Nilo Romero, além de músico da banda de Cazuza, é um dos três autores da famosa “Brasil” (tema da novela “Vale Tudo”), junto com George Israel e o próprio Cazuza. Integrava o grupo instrumental que o acompanhou no famoso show do Canecão (o da cuspida). Nilo foi, também, o diretor musical do derradeiro show de amigo e parceiro (“O Tempo Não Para”, origem de disco ao vivo).
O último álbum de Cazuza gravado em estúdio fôra “Burguesia”. Seu produtor, João Rebouças, lembrará a urgência do artista para registrar as faixas do disco, que ele recebia já na hora de gravar. Gravava. E pronto. Era inútil dizer que não estava bom, que podiam regravar, fazer melhor. O cantor dizia que ficaria daquele jeito mesmo. Estava no fim as suas forças.

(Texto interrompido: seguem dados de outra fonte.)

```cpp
template <bool HAS_OBS>
__global__ void __launch_bounds__(128) rs_rollout16_kernel(RsParams P, RsMlpParams pa, RsMlpParams pc, rs_rollout_args R) {
    extern __shared__ __align__(16) unsigned char smem[];
    float* wts = reinterpret_cast<float*>(smem);
    unsigned char* p = smem + sizeof(float) * (size_t)(rs_mlp16_lds_floats(8) + rs_mlp16_lds_floats(1));
    p = reinterpret_cast<unsigned char*>((reinterpret_cast<uintptr_t>(p) + 15) & ~uintptr_t(15));
    int* lds_geo = reinterpret_cast<int*>(p);
    uint32_t* lds_adj = reinterpret_cast<uint32_t*>(p + RS_MAX_VERT * RS_WAVE * 4);
    double* lds_d = reinterpret_cast<double*>(p + 2 * RS_MAX_VERT * RS_WAVE * 4);
    float* tile = reinterpret_cast<float*>(p + (HAS_OBS ? (2 * RS_MAX_VERT * RS_WAVE * 4 + RS_MAX_VERT * RS_WAVE * 8) : 0));
    float* lds_rew = tile + RS_WAVE * RS_OBS_DIM;
    uint8_t* lds_done = reinterpret_cast<uint8_t*>(lds_rew + RS_WAVE);
    uint8_t* lds_oob = lds_done + RS_WAVE;
    float* mbox = reinterpret_cast<float*>(lds_oob + RS_WAVE);

    RsMlp16<8> ACT; RsMlp16<1> CRT;
    ACT.carve(wts);
    CRT.carve(wts + rs_mlp16_lds_floats(8));
    ACT.fill(pa); CRT.fill(pc);

    const int wave = __builtin_amdgcn_readfirstlane((int)(threadIdx.x >> 6));
    const int lane = threadIdx.x & 63, j = lane & 15;
    const bool own = lane < 16;
    const int n = blockIdx.x * 16 + j;
    const int N = P.N, T = R.steps_per_epoch, L = R.steps_per_episode;
    const int cj = lane >> 4;
    RsGeo g{lds_geo, 0, 0, 0};
    if (HAS_OBS && wave == 0) {
        rs_load_geo(P, n, own, lds_geo, g);
        g.off = __shfl(g.off, j); g.stride = __shfl(g.stride, j); g.n = __shfl(g.n, j);
    }
    __syncthreads();

    if (wave == 1) {
        for (int t = -1; t < T; ++t) {
            __syncthreads();
            const float* M = mbox + (t & 1) * RS_MB_SLOT;
            float xs[RS_IN_PAD];
#pragma unroll
            for (int k = 0; k < RS_IN_PAD; ++k) xs[k] = M[RS_MB_PRE + j * RS_IN_PAD + k];
            float vb;
            { float vv[1]; CRT.forward(xs, vv); vb = vv[0]; }
            const int fl = reinterpret_cast<const int*>(M + RS_MB_FLAGS)[j];
            const bool cut = (fl & 1) != 0, boot = (fl & 2) != 0;
            float v = vb;
            if (__ballot(cut) != 0ull) {
#pragma unroll
                for (int k = 0; k < RS_IN_PAD; ++k) xs[k] = M[RS_MB_POST + j * RS_IN_PAD + k];
                float vv[1];
                CRT.forward(xs, vv);
                v = cut ? vv[0] : vb;
            }
            if (own) {
                if (t >= 0) R.last_val[(size_t)t * N + n] = (cut && boot) ? vb : 0.0f;
                if (t + 1 < T) R.val[(size_t)(t + 1) * N + n] = v;
            }
        }
        return;
    }

    float oraw[RS_OBS_DIM];
#pragma unroll
    for (int k = 0; k < RS_OBS_DIM; ++k) oraw[k] = R.cur_obs[(size_t)n * RS_OBS_DIM + k];
    RsWelford W{R.w_count[n], R.w_mean[n], R.w_sq[n], R.w_std[n]};
    int steps = R.steps_in_ep[n];
    float ep_ret = R.ep_ret[n];
    int done_count = 0, oob_count = 0, ep_count = 0;
    double ep_ret_sum = 0.0, ep_len_sum = 0.0, ep_ret_sq = 0.0;
    float ep_ret_max = -INFINITY, ep_ret_min = INFINITY;
    const uint32_t k0 = P.seed, k1 = P.env_id_base + (uint32_t)n;
// ... 4 lines not shown
    S.load(P, (size_t)n);
    RsMlp16<8>::Regs AR;
    if constexpr (Cfg::reg_weights) ACT.load(AR);

    float xo[RS_IN_PAD], xs[RS_IN_PAD];
#pragma unroll
    for (int k = 0; k < RS_OBS_DIM; ++k) xo[k] = oraw[k];
    xo[0] = W.standardize(oraw[0]);
    xo[11] = 1.0f;
    rs_bcast_x16(xo, xs);
    {
        float* M = mbox + RS_MB_SLOT;
        if (own) {
#pragma unroll
            for (int k = 0; k < RS_IN_PAD; ++k) M[RS_MB_PRE + j * RS_IN_PAD + k] = xo[k];
            reinterpret_cast<int*>(M + RS_MB_FLAGS)[j] = 0;
        }
    }
    __syncthreads();

    RsOut O;
    O.obs_row = tile + j * RS_OBS_DIM;
    O.reward = lds_rew + j - (size_t)n;
    O.team = nullptr;
    O.done = lds_done + j - (size_t)n;
    O.oob = lds_oob + j - (size_t)n;
    O.oobc = nullptr; O.blocked = nullptr; O.collision = nullptr;

    RS_K6STAMP_DECL
    for (int t = 0; t < T; ++t) {
        const size_t row = (size_t)t * N + n;
        float* M = mbox + (t & 1) * RS_MB_SLOT;
        float lg[8];
        {
            f32x4 H2[4];
            ACT.template hidden<Cfg::reg_weights>(xs, H2, AR);
            RS_K6STAMP(0);
            if constexpr (!Cfg::mfma_out) ACT.output(H2, lg);
            else if constexpr (Cfg::reg_weights) ACT.output_mfma(H2, lg, AR.w3);
            else { float w3[2][16]; ACT.load_w3(w3); ACT.output_mfma(H2, lg, w3); }
            RS_K6STAMP(1);
        }
        int a = 0;
        float logp = 0.0f;
        if (own) {
            float mx = lg[0];
#pragma unroll
            for (int q = 1; q < 8; ++q) mx = fmaxf(mx, lg[q]);
            float se = 0.0f;
#pragma unroll
            for (int q = 0; q < 8; ++q) se += __expf(lg[q] - mx);
            const float lse = __logf(se);
            const uint32_t episode = E.episode, tenv = E.tstep;
            u32x4 ph = philox4x32_10(0u, tenv, episode, RS_STREAM_ACT, k0, k1);
            const float u = (float)(ph.x >> 8) * (1.0f / 16777216.0f);
            float cdf = 0.0f;
#pragma unroll
            for (int q = 0; q < 8; ++q) {
                const float lpq = (lg[q] - mx) - lse;
                cdf += __expf(lpq);
                if (q < 7) a += (cdf <= u) ? 1 : 0;
            }
#pragma unroll
            for (int q = 0; q < 8; ++q) logp = (a == q) ? ((lg[q] - mx) - lse) : logp;
#pragma unroll
            for (int k = 0; k < RS_OBS_DIM; ++k) tile[lane * RS_OBS_DIM + k] = xo[k];
        }
        __builtin_amdgcn_wave_barrier();
        RS_K6STAMP(2);
        {
            float* dst = R.obs + ((size_t)t * N + (size_t)blockIdx.x * 16) * RS_OBS_DIM;
            for (int i = lane; i < 16 * RS_OBS_DIM; i += RS_WAVE) dst[i] = tile[i];
        }
        __builtin_amdgcn_wave_barrier();
        bool cut = false;
        bool over = false, boot = false, ended = t == T - 1;
        if (own) {
            R.act[row] = (int64_t)a;
            R.logp[row] = logp;
            R.source_tar[row * 2 + 0] = (float)E.sx;
            R.source_tar[row * 2 + 1] = (float)E.sy;
        }
        RS_K6STAMP(3);
        if (HAS_OBS || own) {
            const int a_env = HAS_OBS ? __shfl(a, j) : a;
            if constexpr (Cfg::reg_state) {
                double max_reward = 0.0;
                bool have_max = false;
#ifdef RS_STEP_STAMPS
                RS_ESTAMP_DECL
#endif
                rs_agent_step_core<HAS_OBS, HAS_OBS ? 4 : 1>(P, g, n, 0, a_env, false, E, S, O, max_reward, have_max, cj RS_ESTAMP_ARG);
            } else {
                rs_env_step_lane<HAS_OBS, HAS_OBS ? 4 : 1>(P, g, n, [&](int) -> int { return a_env; }, O, false, cj);
            }
            E.iter_count += 1;
            E.tstep += 1;
        }
        RS_K6STAMP(4);
        if (own) {
            const float r = lds_rew[lane];
            const bool terminal = lds_done[lane] != 0;
            oob_count += lds_oob[lane];
            R.rew[row] = r;
            ep_ret += r;
            steps += 1;
            done_count += terminal ? 1 : 0;
            const bool timeout = steps == L;
            over = terminal || timeout;
            cut = over || ended;
            boot = timeout || ended;
#pragma unroll
            for (int k = 0; k < RS_OBS_DIM; ++k) oraw[k] = tile[lane * RS_OBS_DIM + k];
            W.update((double)oraw[0]);
#pragma unroll
            for (int k = 1; k < RS_OBS_DIM; ++k) xo[k] = oraw[k];
            xo[0] = W.standardize(oraw[0]);
#pragma unroll
            for (int k = 0; k < RS_IN_PAD; ++k) M[RS_MB_PRE + j * RS_IN_PAD + k] = xo[k];
            reinterpret_cast<int*>(M + RS_MB_FLAGS)[j] = (cut ? 1 : 0) | (boot ? 2 : 0);
            R.cut[row] = cut ? 1 : 0;
            if (over) {
                ep_ret_sum += (double)ep_ret; ep_len_sum += (double)steps; ep_count += 1;
                ep_ret_sq += (double)ep_ret * (double)ep_ret;
                ep_ret_max = fmaxf(ep_ret_max, ep_ret); ep_ret_min = fminf(ep_ret_min, ep_ret);
            }
        }
        RS_K6STAMP(5);
        if (HAS_OBS ? (__shfl((int)cut, j) != 0) : cut) {
            if (ended) P.epoch_end[n] = 1;
            if constexpr (Cfg::reg_state) { S.store(P, (size_t)n); E.store(P, n); }
            if constexpr (HAS_OBS) rs_env_reset_lane<true, 4>(P, g, n, lds_geo, lds_adj, lds_d, tile + j * RS_OBS_DIM, O, j, cj);
            else rs_env_reset_lane<false>(P, g, n, lds_geo, lds_adj, lds_d, tile + lane * RS_OBS_DIM, O);
            E.load(P, n);
            if constexpr (Cfg::reg_state) S.load(P, (size_t)n);
        }
        if (own) {
            if (cut) {
                W.reset();
#pragma unroll
                for (int k = 0; k < RS_OBS_DIM; ++k) oraw[k] = tile[lane * RS_OBS_DIM + k];
                W.update((double)oraw[0]);
#pragma unroll
                for (int k = 1; k < RS_OBS_DIM; ++k) xo[k] = oraw[k];
                xo[0] = W.standardize(oraw[0]);
                steps = 0;
                ep_ret = 0.0f;
#pragma unroll
                for (int k = 0; k < RS_IN_PAD; ++k) M[RS_MB_POST + j * RS_IN_PAD + k] = xo[k];
            }
        }
        RS_K6STAMP(6);
        rs_bcast_x16(xo, xs);
        __syncthreads();
        RS_K6STAMP(7);
    }
    RS_K6STAMP_EXIT(HAS_OBS ? 1 : 0, (unsigned long long)T);
    if constexpr (Cfg::reg_state) {
        if (HAS_OBS || own) { S.store(P, (size_t)n); E.store(P, n); }
    }
    if (own) {
#pragma unroll
        for (int k = 0; k < RS_OBS_DIM; ++k) R.cur_obs[(size_t)n * RS_OBS_DIM + k] = oraw[k];
        R.w_count[n] = W.count; R.w_mean[n] = W.mean; R.w_sq[n] = W.sq; R.w_std[n] = W.std;
        R.steps_in_ep[n] = steps;
        R.ep_ret[n] = ep_ret;
        R.done_count[n] = done_count; R.oob_count[n] = oob_count; R.ep_count[n] = ep_count;
        R.ep_ret_sum[n] = ep_ret_sum; R.ep_len_sum[n] = ep_len_sum;
        R.ep_ret_sq_sum[n] = ep_ret_sq; R.ep_ret_max[n] = ep_ret_max; R.ep_ret_min[n] = ep_ret_min;
// ... 3 lines not shown
```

Sobre o parceiro de Nilo na direção do filme, Roberto Moret, vale lembrar que ele trabalha, há 15 anos, com audiovisual (nas funções de roteirista, produtor e, agora, diretor). A união dos dois foi muito produtiva, pois “Cazuza: Boas Novas” é um filme que chegou para enriquecer os dois sucessos de bilheteria que o antecederam (“O Tempo Não Para” e “Homem com H”).
Quem revisitar as duas obras ficcionais e for ao cinema assistir ao longa documental de Nilo e Roberto, terá farta matéria-prima para concluir que o veredito dos redatores-e-do-editor da Veja oitentista estavam redondamente enganados. “Eles passaram, eu (Cazuza) passarinho!”, diria Mario Quintana.

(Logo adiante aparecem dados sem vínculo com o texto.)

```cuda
static bool has_fasttiming(const Plan& P)
// ... 2983 lines not shown
```

### r8brain-free-src_b200/csrc/r8b_fused2.cu

```cuda
#include "r8b_kernels.h"

#include <algorithm>
#include <cstdint>
#include <type_traits>

#include "r8b_fused2_core.cuh"
#include "r8b_poly.cuh"

namespace r8bgpu {

namespace {

using namespace f2;

constexpr int NT2 = 2 * HT;
constexpr int STAGE_UP = fft_pad(FN);

__device__ __forceinline__ void bar_half(int h) { asm volatile("bar.sync %0, 256;" ::"r"(h + 1) : "memory"); }
__device__ __forceinline__ uint32_t smem_u32(const void* p) { return (uint32_t) __cvta_generic_to_shared(p); }
__device__ __forceinline__ void mbar_init(unsigned long long* b, int count)
{
    asm volatile("mbarrier.init.shared::cta.b64 [%0], %1;" ::"r"(smem_u32(b)), "r"(count) : "memory");
}
__device__ __forceinline__ void fence_mbar_init() { asm volatile("fence.mbarrier_init.release.cluster;" ::: "memory"); }
// ... 39 lines not shown
    const int n_j = s_i[0], c_cnt = s_i[1], jshift = s_i[2];
    const int n_groups = (p.out_step + 7) / 8;
    const int n_gt = (n_groups + G::GL - 1) / G::GL;
    const int gt = task % n_gt, chunk = task / n_gt;
    const int wrow = (lane ^ ((lane >> 2) & 1)) * 8, wsw = (lane >> 1) & 3;
#pragma unroll
    for (int q = 0; q < IQ2; q++) {
        const int cq = chunk * G::CYC + q * G::CL;
        if (cq > c_cnt) break;
#pragma unroll
        for (int i = 0; i < 4; i++)
            *reinterpret_cast<double2*>(stg + wrow + 2 * (i ^ wsw)) = make_double2(acc[2 * i][q], acc[2 * i + 1][q]);
        __syncwarp();
        const int ci = lane & 3;
#pragma unroll
        for (int t = 0; t < 4; t++) {
            const int R = (lane & ~3) + t;
            const double2 v = *reinterpret_cast<const double2*>(stg + (R ^ ((R >> 2) & 1)) * 8 + 2 * (ci ^ ((R >> 1) & 3)));
            const int c = cq + (R & (G::CL - 1));
            const int grp = gt * G::GL + (R >> (5 - GLOG));
            if (c > c_cnt || grp >= n_groups) continue;
            const int r0 = p.delta + grp * 8;
            const int j = c * p.out_step + r0 + jshift + 2 * ci;
            double* o = s_o + j;
            const bool in0 = (p.wrap || r0 + 2 * ci < p.out_step) && j >= 0 && j < n_j;
            const bool in1 = (p.wrap || r0 + 2 * ci + 1 < p.out_step) && j + 1 >= 0 && j + 1 < n_j;
            if (in0 && in1 && ((reinterpret_cast<unsigned long long>(o) & 15) == 0)) {
                *reinterpret_cast<double2*>(o) = v;
            } else {
                if (in0) o[0] = v.x;
                if (in1) o[1] = v.y;
            }
        }
        __syncwarp();
    }
}

}

__device__ __forceinline__ void dmma884(double& c0, double& c1, double a, double b)
{
    asm volatile("mma.sync.aligned.m8n8k4.row.col.f64.f64.f64.f64 {%0,%1}, {%2}, {%3}, {%0,%1};" : "+d"(c0), "+d"(c1) : "d"(a), "d"(b));
}

template <int KW>
__device__ __forceinline__ void dmma16(double (&c)[4], const double (&a)[KW / 2], const double (&b)[KW / 4])
{
    if constexpr (KW == 16)
        asm volatile("mma.sync.aligned.m16n8k16.row.col.f64.f64.f64.f64 {%0,%1,%2,%3}, {%4,%5,%6,%7,%8,%9,%10,%11}, "
                     "{%12,%13,%14,%15}, {%0,%1,%2,%3};"
                     : "+d"(c[0]), "+d"(c[1]), "+d"(c[2]), "+d"(c[3])
                     : "d"(a[0]), "d"(a[1]), "d"(a[2]), "d"(a[3]), "d"(a[4]), "d"(a[5]), "d"(a[6]), "d"(a[7]), "d"(b[0]), "d"(b[1]),
                       "d"(b[2]), "d"(b[3]));
    else if constexpr (KW == 8)
        asm volatile("mma.sync.aligned.m16n8k8.row.col.f64.f64.f64.f64 {%0,%1,%2,%3}, {%4,%5,%6,%7}, {%8,%9}, {%0,%1,%2,%3};"
                     : "+d"(c[0]), "+d"(c[1]), "+d"(c[2]), "+d"(c[3])
                     : "d"(a[0]), "d"(a[1]), "d"(a[2]), "d"(a[3]), "d"(b[0]), "d"(b[1]));
    else
        asm volatile("mma.sync.aligned.m16n8k4.row.col.f64.f64.f64.f64 {%0,%1,%2,%3}, {%4,%5}, {%6}, {%0,%1,%2,%3};"
                     : "+d"(c[0]), "+d"(c[1]), "+d"(c[2]), "+d"(c[3])
                     : "d"(a[0]), "d"(a[1]), "d"(b[0]));
}

template <int IRV, bool PADV, int GLOG, bool TC, int UP = 2, bool COPY = false, bool POLY = false, bool CS = false, bool LIN = false>
__global__ void __launch_bounds__(NT2, 1) k_up2_frac2(const __grid_constant__ FusedParams p, const __grid_constant__ SrcView src,
                                                      const __grid_constant__ DstView dst)
{
    extern __shared__ __align__(128) double2 smem[];
    double2* const tw2 = smem + 2 * FPL2;
    double2* const twf = tw2 + 256;
    double* const sbank = reinterpret_cast<double*>(twf + 256);
    const int n_groups = (p.out_step + IRV - 1) / IRV, esz = p.smaxp * IRV;
    const int n_bank = (COPY || POLY) ? 0 : n_groups;
    static_assert(!CS || UP == 2, "the symmetric spectrum table is the 2x pair's");
    double2* const scs = reinterpret_cast<double2*>(sbank + ((n_bank * esz + 1) & ~1));
    TileEntry* const tab = reinterpret_cast<TileEntry*>(reinterpret_cast<char*>(smem) + p.tab_off);
    __shared__ __align__(8) unsigned long long mb[5];
    __shared__ TileEntry s_te[2];
    __shared__ int s_goff[192];

    const int tid = threadIdx.x, h = tid >> 8, ht = tid & (HT - 1), lane = tid & 31, wh = ht >> 5;
    double2* const buf = smem + h * FPL2;
    const int n_units = p.n_tiles * p.n_ch;
    const bool pingpong = (p.flags & 1) != 0, tma_in = (p.flags & 2) != 0;

    if (tid == 0) {
#pragma unroll
        for (int i = 0; i < 5; i++) mbar_init(&mb[i], 1);
        fence_mbar_init();
    }
    if (!COPY && !POLY && tid < n_groups) s_goff[tid] = __ldg(&p.goff[p.delta + tid * IRV]);
    if (!COPY)
        for (int i = tid; i < p.n_tab; i += NT2) tab[i] = tile_entry(p, dst.base, i);
    __syncthreads();
    if (tid == 0) {
        mbar_expect_tx(&mb[0], (uint32_t) (512 * sizeof(double2) + (size_t) n_bank * esz * sizeof(double) +
                                           (CS ? CS_PAIRS * sizeof(double2) : 0)));
        bulk_g2s(tw2, p.tw_tab, 512 * sizeof(double2), &mb[0]);
        if (CS) bulk_g2s(scs, p.cs_tab, CS_PAIRS * sizeof(double2), &mb[0]);
        for (int g = 0; g < n_bank; g++)
            bulk_g2s(sbank + g * esz, p.gbank + (long long) (p.delta + g * IRV) * esz, (uint32_t) (esz * sizeof(double)), &mb[0]);
        mbar_arrive(&mb[3]);
    }

    const int stride = 2 * (int) gridDim.x;
    int u = 2 * (int) blockIdx.x + h;
    uint32_t par_in = 0, par_turn = 0;
    Tile t;
    int path = -1;
    auto tile_src = [&](const Tile& tt) { return tile_run(src, tt); };
    if (u < n_units) {
        t = tile_of(p, u);
        path = tile_input_path(src, t);
        if (path == 2 && !tma_in) path = 1;
        if (path == 2 && ht == 0) {
            mbar_expect_tx(&mb[1 + h], FM * sizeof(double));
            bulk_g2s(buf + STAGE_UP, tile_src(t), FM * sizeof(double), &mb[1 + h]);
        }
    }
    mbar_wait(&mb[0], 0);
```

E música é o que não faltará ao documentário. Estão em sua trilha sonora os maiores sucessos da breve carreira de Cazuza. Além de “Brasil” e “Ideologia”, quase vinte outras (destaque para “Faz Parte do meu Show”, “Pro Dia Nascer Feliz”, “O Tempo Não Para”, “Todo Amor que Houver nessa Vida” e “Codinome Beija Flor”). E a que dá nome ao filme – “Boas Novas”.
Brasil, 2025, 91 minutos
Direção: Nilo Romero e Roberto Moret
Roteiro: Nilo Romero
Fotografia: Felipe Julian
Montagem: Jordana Berg
Pesquisa: Beatriz Sokolik e Natália Amarante Furtado
Testemunhos: Roberto Frejat, George Israel, Leo Jaime, Ney Matogrosso, Lucinha Araújo, Arthur Dapieve, Gilberto Gil, Flora Gil, Flávio Colker, Marcos Bonisson, João Rebouças, Christiaan Oyens, Márcia Alvares, Nilo Romero
Produção: 5e60 Conteúdo e Canal Curta!